Spatial data is of great concern to population health studies. People and entities do not exist in a vacuum, and as such are influenced by and influence those around them. This can lead to geographically correlated issues where space and place are of huge importance, hence the need for GIS in health studies.

This is especially true as populations are often distributed unequally. Wealthier people tend to be concentrated in one area, and people of certain races in others, with varying densities.

There are many applications for health GIS, such as disease mapping, cluster detection, environmental hazards, or modelling health services.

Disease mapping is the epidemiological study of how a given disease spreads, where it goes to and at what rate. This is important as it can be used to predict which areas would be impacted next or the most, and can play a key role in developing resilience or response policies.

Cluster detection is the use of GIS to identify areas with high instances of a given health condition. This often requires the use of a Geographically Weighted Regression analysis in order to determine correlation of a health outcome with any of a variety of possible factors.

GIS can also be used to monitor environmental hazards. This involves analysis of risk exposure as well as mitigation techniques.

Modelling health services is another important role of GIS. For example, GIS can be used to find the ideal location for emergency services through the use of a service area tool, which creates drive time maps and can be used to estimate time-distance from response areas.

However, the use of GIS in health geography also comes with some limitations. One key issue is that of data. Often, health GIS requires public census data, which is always out of date and frequently incomplete or flawed. Flawed data leads to flawed analyses. Furthermore, people are extremely dynamic, and it is difficult to take all the possible variables into account, which often results in regression analyses that indicate one of a myriad number of possible underlying variables.
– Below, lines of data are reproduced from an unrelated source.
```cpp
template <int MODEL, bool FAST>
LM_HD double model_value_k(const PassUniforms<MODEL> &u, int j, double c0, const Prep &q) {
  using Mdl = BrdfModel<MODEL>;
  return Mdl::combine(u.lk[j], c0, Mdl::template shape<FAST>(u.nk[j], c0, q));
}

template <int MODEL, bool FAST, class U>
LM_HD double model_value_q(const U &u, double c0, const Prep &q) {
  using Mdl = BrdfModel<MODEL>;
  return Mdl::combine(u.lq, c0, Mdl::template shape<FAST>(u.nq, c0, q));
}

template <int MODEL, bool FAST, bool CENTRAL, class U>
LM_HD void model_fd_row_t(const U &u, double c0, const Prep &q, bool need_f0, double &f0, double base_or_nan, bool use_base,
                          double *jrow) {
  using Mdl = BrdfModel<MODEL>;
  const double s0 = Mdl::template shape<FAST>(u.n0, c0, q);
  if (need_f0) f0 = Mdl::combine(u.l0, c0, s0);
  const double sp = Mdl::template shape<FAST>(u.np2, c0, q);
  if (!CENTRAL) {
    const double base = use_base ? base_or_nan : f0;
    jrow[0] = (Mdl::combine(u.lp[0], c0, s0) - base) * u.dinv[0];
    jrow[1] = (Mdl::combine(u.lp[1], c0, s0) - base) * u.dinv[1];
    jrow[2] = (Mdl::combine(u.lp[2], c0, sp) - base) * u.dinv[2];
  } else {
    const double sm = Mdl::template shape<FAST>(u.nm2, c0, q);
    jrow[0] = (Mdl::combine(u.lp[0], c0, s0) - Mdl::combine(u.lm[0], c0, s0)) * u.dinv[0];
    jrow[1] = (Mdl::combine(u.lp[1], c0, s0) - Mdl::combine(u.lm[1], c0, s0)) * u.dinv[1];
    jrow[2] = (Mdl::combine(u.lp[2], c0, sp) - Mdl::combine(u.lm[2], c0, sm)) * u.dinv[2];
  }
}
template <int MODEL, bool FAST, class U>
LM_HD void model_fd_row(const U &u, double c0, const Prep &q, bool need_f0, double &f0,
                        double base_or_nan, bool use_base, double *jrow) {
  if (!u.central)
    model_fd_row_t<MODEL, FAST, false>(u, c0, q, need_f0, f0, base_or_nan, use_base, jrow);
  else
    model_fd_row_t<MODEL, FAST, true>(u, c0, q, need_f0, f0, base_or_nan, use_base, jrow);
}

template <int MODEL, bool FAST, class U>
LM_HD void model_an_row(const U &u, double c0, const Prep &q, double &f0, double *jrow) {
  using Mdl = BrdfModel<MODEL>;
  const double s = Mdl::template shape<FAST>(u.n0, c0, q);
  f0 = Mdl::combine(u.l0, c0, s);
// ... 12 lines not shown
```

### brdf_amd/csrc/device_common.h

```cpp
#pragma once

#include <hip/hip_runtime.h>

#include "brdf_models.h"

namespace brdf {

constexpr int kWave = 64;
constexpr int kSums = SumLayout<kM>::MAX;
constexpr int kSlots = kSums + 1;
constexpr int kNL = SumLayout<kM>::NL;

template <int CTRL, int ROW_MASK, int BANK_MASK>
__device__ __forceinline__ double dpp_move(double v, double idv) {
  const int lo = __builtin_amdgcn_update_dpp(__double2loint(idv), __double2loint(v), CTRL, ROW_MASK, BANK_MASK, false);
  const int hi = __builtin_amdgcn_update_dpp(__double2hiint(idv), __double2hiint(v), CTRL, ROW_MASK, BANK_MASK, false);
  return __hiloint2double(hi, lo);
}

struct OpSum {
  static __device__ __forceinline__ double id() { return 0.0; }
  static __device__ __forceinline__ double apply(double a, double b) { return a + b; }
};
struct OpMax {
// ... 100 lines not shown
  r.l0 = scalar_copy(u.l0);
  r.n0 = scalar_copy(u.n0);
  r.analytic = u.analytic;
  r.central = u.central;
  if (u.analytic) {
    r.an[0] = scalar_copy(u.an[0]);
    r.an[1] = scalar_copy(u.an[1]);
  } else {
    for (int j = 0; j < kM; ++j) {
      r.lp[j] = scalar_copy(u.lp[j]);
      r.dinv[j] = scalar_copy(u.dinv[j]);
      if (u.central) r.lm[j] = scalar_copy(u.lm[j]);
    }
    r.np2 = scalar_copy(u.np2);
    if (u.central) r.nm2 = scalar_copy(u.nm2);
  }
  return r;
}

constexpr int kTrialSums = 3 + 2 * kM;

template <class Core, class Cool>
__device__ __forceinline__ void expand_trial_sums_to(const Core &core, const Cool &cool, const double *dpv, const double *sums, double *out) {
  const double s0 = sums[0], a[kM] = {sums[1], sums[2], sums[3]}, b = sums[1 + kM];
  const double d[kM] = {sums[2 + kM], sums[3 + kM], sums[4 + kM]}, te = sums[2 + 2 * kM];
  const double dp[kM] = {dpv[0], dpv[1], dpv[2]};
  out[0] = s0;
  int c = 1;
#pragma unroll
  for (int i = 0; i < kM; ++i)
#pragma unroll
    for (int j = 0; j <= i; ++j, ++c) {
      double v = (i == j) ? cool.diag[i] : core.jtj[i * kM + j];
      v = fma(a[i], dp[j], v);
      v = fma(dp[i], a[j], v);
      out[c] = fma(b * dp[i], dp[j], v);
    }
#pragma unroll
  for (int j = 0; j < kM; ++j) {
    out[1 + kNL + j] = d[j];
    out[1 + kNL + kM + j] = fma(dp[j], te, core.jte[j]);
  }
}
template <class Core, class Cool>
__device__ __forceinline__ void expand_trial_sums(const Core &core, const Cool &cool, const double *dpv, double *sums) {
  double out[SumLayout<kM>::DIF_TRIAL];
  expand_trial_sums_to(core, cool, dpv, sums, out);
#pragma unroll
  for (int j = 0; j < SumLayout<kM>::DIF_TRIAL; ++j) sums[j] = out[j];
}

template <class Machine>
__device__ __forceinline__ bool fused_trial_step_device(const typename Machine::Cold &c, typename Machine::CoreInts &hi, typename Machine::CoreReals &h,
                                                        typename Machine::Cool &cool, Request<kM> &req, const double *sums, const double *dpv) {
  if (hi.phase != Machine::D_AFTER_TRIAL) return false;
  double out[SumLayout<kM>::DIF_TRIAL];
  expand_trial_sums_to(h, cool, dpv, sums, out);
  return Machine::template fused_trial_step<true, true>(c, hi, h, cool, req, out);
}


__host__ __device__ __forceinline__ int slots_of(int kind) {
  switch (kind) {
  case RQ_EVAL:
  case RQ_SCALED:
  case RQ_DIF_INIT: return 1;
  case RQ_JAC: return SumLayout<kM>::JAC;
  case RQ_DIF_JAC:
  case RQ_DIF_UPDATE: return SumLayout<kM>::DIF_JAC;
  case RQ_DIF_TRIAL: return SumLayout<kM>::DIF_TRIAL;
  case RQ_EVAL_MULTI: return kMaxCand;
  default: return 0;
  }
}

__device__ __forceinline__ void acc_normal_eq(const double *j, double e, double *jtj6, double *jte3) {
  jtj6[0] += j[0] * j[0];
  jtj6[1] += j[0] * j[1];
  jtj6[2] += j[1] * j[1];
  jtj6[3] += j[0] * j[2];
  jtj6[4] += j[1] * j[2];
  jtj6[5] += j[2] * j[2];
  jte3[0] += j[0] * e;
  jte3[1] += j[1] * e;
  jte3[2] += j[2] * e;
}

}
```

### brdf_amd/csrc/lm_machine.h

```cpp
#pragma once

#include <float.h>
#include <math.h>

#if defined(__HIPCC__)
#define LM_HD __host__ __device__ __forceinline__
#else
#define LM_HD inline
#endif

namespace brdf {

constexpr double kEpsilon = 1E-12;
constexpr double kOneThird = 0.3333333334;
constexpr int kLsItMax = 150;
constexpr double kLsPow = 2.1;
constexpr double kInitMu = 1E-03;
#ifndef LM_STAMP
#define LM_STAMP(i) do {} while (0)
#endif
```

The topic of today’s lecture was an introduction to health geography. Considered to be an improvement by some over “medical geography”, health geography is concerned with not simply epidemiology, but also the spatial analysis of access to and quality of healthcare, and has a variety of applications, such as optimal ambulance routing.

Health geography can be divided into three main areas: disease ecology, healthcare delivery, and environment and health.

Disease ecology studies the geographical spread of infectious diseases.

Healthcare delivery analyzes the efficacy of modern healthcare systems and how they deal with and are impacted by geography. For example,this can include average patient distance from hospitals, or travel times from high injury rate areas to treatment centres.

Environment and health is a branch of geography that studies how place can impact one’s health. An example would be how proximity to a coal plant is correlated with issues such as lung disease.

Wednesday was the first day  of in-class presentations on landscape ecology. However, I ended up presenting on Friday.

The topic of my presentation was a paper written in 2019 analyzing the impact of night time light pollution on bat presence probability and landscape habitat connectivity. The study took place in the city of Lille, France and data was gathered through audio recordings of bats echolocating, as well as from a NOAA light raster.

Analysis in QGIS was used to construct bat presence probability based on light pollution and recorded data, with an algorithm to create a probability raster. Linkagemapping Toolkit in ArcGIS Pro was used to map least cost pathways that represent movement corridors for bat movements.

Results showed each species of bat impacted in different ways, with one species being adverse to light pollution, one species being more prevalent with increasing light, and one species preferring small amounts of light. Overall it was deemed that light pollution was a good indicator of bat presence, but still less so than distance to wetlands.

One other presentation I found interesting was the study concerning modelling lynx populations. I was able to see how the Linkage Mapper Toolkit was application to modelling species habitat connectivity in various other landscape types.